Until Whonix switches DEs there are some packages that should be banned if not already. The geolocation module is part of base KDE.
https://packages.debian.org/jessie/libs/libplasma-geolocation-interface4
https://packages.debian.org/jessie/libweather-ion6
Unrelated to DE (desktop environment) switching since one could always
install such applications.
Unwanted packages list is implemented here:
https://github.com/Whonix/whonixcheck/blob/c6649dce555cba6b895de51f4cdfdd7e339d22f3/etc/whonix.d/30_whonixcheck_default.conf#L64-L72
Please check reverse-depends (which packages are depending on that
package) and outline what these would be doing.
$ sudo apt-cache rdepends libplasma-geolocation-interface4
libplasma-geolocation-interface4
Reverse Depends:
plasma-dataengines-workspace
kde-workspace-dev
$ sudo apt-cache rdepends libweather-ion6
libweather-ion6
Reverse Depends:
plasma-dataengines-yawp
libweather-ion6 seems is just an interface for plugins to use for fetching weather data. The name of the first package suggests something similar. Maybe this functionality is not used without activating the geolocation/weather widgets?
Possibly. Please try going further up by checking reverse-depends of reverse depends.
user@host:~$ sudo apt-cache rdepends plasma-dataengines-workspace
plasma-dataengines-workspace
Reverse Depends:
plasma-widget-yawp
plasma-widgets-addons
plasma-widgets-workspace
user@host:~$ sudo apt-cache rdepends plasma-dataengines-yawp
plasma-dataengines-yawp
Reverse Depends:
plasma-widget-yawp-dbg
plasma-widget-yawp
plasma-widget-yawp = yaWP (Yet Another Weather Plasmoid) - a KDE weather widget. Since its not enabled by default its ok.
A GNOME package for managing “cloud” accounts of PRISM partners. I think this should be banned to prevent newbie users from using them by mistake.
do we need KDE wallet system (KWallet) in whonix (saw it in vbox version)?
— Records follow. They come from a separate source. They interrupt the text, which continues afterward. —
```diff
@@ -129,27 +130,26 @@
         }
         lds_barrier();
     };
-    auto flush = [&](int g) {
-        float* o = p.out + (int64_t)g * NC * (int64_t)p.ldo;
+    const uint32_t d_acc = (uint32_t)((lane >> 3) * (N * 4) + wave * 128 + (lane & 7) * 16);
+    const uint32_t d_out = (uint32_t)(((lane >> 3) * p.ldo + wave * 32 + (lane & 7) * 4) * 4);
+    auto drain = [&](int g, int j) {
+        typedef int i32x4 __attribute__((ext_vector_type(4)));
+        char* const a = (char*)accl + d_acc + j * (8 * N * 4);
+        const f32x4 raw = *(const f32x4*)a;
+        const f32x4 bb = *(const f32x4*)((const char*)biasl + wave * 128 + (lane & 7) * 16);
+        float* const o = p.out + ((int64_t)g * NC + 8 * j) * (int64_t)p.ldo;
         int top = gtop;
-        typedef int i32x4 __attribute__((ext_vector_type(4)));
-#pragma unroll 2
-        for (int i = tid; i < NC * (N / 4); i += NT) {
-            const int c = i / (N / 4), col = (i % (N / 4)) * 4;
-            const f32x4 raw = *(const f32x4*)(accl + c * N + col);
-            const f32x4 bq = *(const f32x4*)(biasl + col);
-            f32x4 v;
-#pragma unroll
-            for (int e = 0; e < 4; e++) {
-                const float r = fmaxf(raw[e] + bq[e], 0.f);
-                const int bits = __float_as_int(r);
-                top = bits > top ? bits : top;
-                v[e] = r * p.out_scale;
-            }
-            *(f32x4*)(o + c * (int64_t)p.ldo + col) = v;
-            *(i32x4*)(accl + c * N + col) = i32x4{(int)0xFF800000, (int)0xFF800000, (int)0xFF800000, (int)0xFF800000};
+        f32x4 v;
+#pragma unroll
+        for (int e = 0; e < 4; e++) {
+            const float r = fmaxf(raw[e] + bb[e], 0.f);
+            const int bits = __float_as_int(r);
+            top = bits > top ? bits : top;
+            v[e] = r * p.out_scale;
         }
         gtop = top;
+        *(f32x4*)((char*)o + d_out) = v;
+        *(i32x4*)a = i32x4{(int)0xFF800000, (int)0xFF800000, (int)0xFF800000, (int)0xFF800000};
     };
 
     f32x4 sa[4];
@@ -241,7 +241,10 @@
     }
     __syncthreads();
     put_dst(0, dlo, dhi);
-    build_b(g_begin);
+    put_pos(g_begin);
+    lds_barrier();
+    build_b();
+    if (valid(it_s) && it_s.r0 == 0) put_pos(it_s.g);
 #pragma unroll
     for (int k = 0; k < 4; k++) {
         load_b(k);
@@ -269,18 +272,9 @@
 #pragma unroll
         for (int half = 0; half < 2; half++, t++) {
             if (half > 0 && !valid(it_c)) break;
-            {
-                bool fence = false;
-                if (flush_g >= 0 && !(T2P_SA3_ABL & 128)) {
-                    flush(flush_g);
-                    flush_g = -1;
-                    fence = true;
-                }
-                if (valid(it_s) && it_s.r0 == 0 && !(T2P_SA3_ABL & 128)) {
-                    build_b(it_s.g);
-                    fence = false;
-                }
-                if (fence) lds_barrier();
+            if constexpr (!(T2P_SA3_ABL & 128)) {
+                if (valid(it_s) && it_s.r0 == 0) build_b();
+                if (valid(it_g) && it_g.r0 == 0) put_pos(it_g.g);
             }
             load_b(0);
             const int buf = half, sbuf = half ^ 1;
@@ -344,6 +338,11 @@
                         if constexpr (T2P_SA3_ABL & 1) asm volatile("" ::"v"(prev[e]), "v"(off));
                         else lds_fmax((float*)((char*)acc_col + off) + 16 * ecb, prev[e]);
                     }
+                    if (w >= 12 && w < 16 && !(T2P_SA3_ABL & 128)) {
+                        int fg = flush_g;
+                        asm volatile("" : "+s"(fg));
+                        if (fg >= 0) drain(fg, w - 12);
+                    }
                     if (w == 2 * S32 - 1) it_n = advance(it_m);
                 }
             }
@@ -364,9 +363,9 @@
             if constexpr (!(T2P_SA3_ABL & 32)) __syncthreads();
         }
     }
-    if (flush_g >= 0) {
-        flush(flush_g);
-        lds_barrier();
+    if (flush_g >= 0 && !(T2P_SA3_ABL & 128)) {
+#pragma unroll
+        for (int j = 0; j < 4; j++) drain(flush_g, j);
     }
     {
         const uint16_t* dl = dstl + ((t + 3) & 3) * TR;
@@ -382,8 +381,10 @@
             if constexpr (T2P_SA3_ABL & 1) asm volatile("" ::"v"(last[e]), "v"(off));
             else lds_fmax((float*)((char*)acc_col + off) + 16 * ecb, last[e]);
         }
-        __syncthreads();
-        if (flush_g1 >= 0) flush(flush_g1);
+        if (flush_g1 >= 0 && !(T2P_SA3_ABL & 128)) {
+#pragma unroll
+            for (int j = 0; j < 4; j++) drain(flush_g1, j);
+        }
     }
     uint32_t gbits = 0;
     guard_track_bits(gbits, gtop);
```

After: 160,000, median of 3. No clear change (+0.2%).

I find this KWallet stuff very annoying outside and unrelated to Whonix. WiFi passwords are not simply stored and it no longer auto connects - each time it asks the wallet password. So I must figure out how to disable the wallet stuff. Usability issue.
The files are small and don’t interfere with the other hypervisor. For simplicity the build system output gives builds of both versions KVM and Vbox in one run.
For simplicity, time saving and better usability for me personally, official downloadable Non-Qubes-Whonix builds are created with --target virtualbox and --target qcow2 at the same time.
Could you process the following thread please wrt packages to be added?
Which Debian packages leak information to the network?
https://lists.debian.org/debian-security/2016/05/threads.html#00043
Thanks for getting the ball rolling Patrick. Very useful discussion
python-requests: fixed upstream
pip: leaks info about system package versions.
gnome-calculator: sets cookie. Bug open upstream for 2 years but not fixed by devs. Workaround is being done with Flatpak restrictions.
weather applications: leak location data but none enabled by default
Notes:
Apparmor network filtering not supported by upstream stock kernels:
https://bugs.debian.org/712451
Some advocate using sandbox frameworks like flatpak for blocking leaky apps.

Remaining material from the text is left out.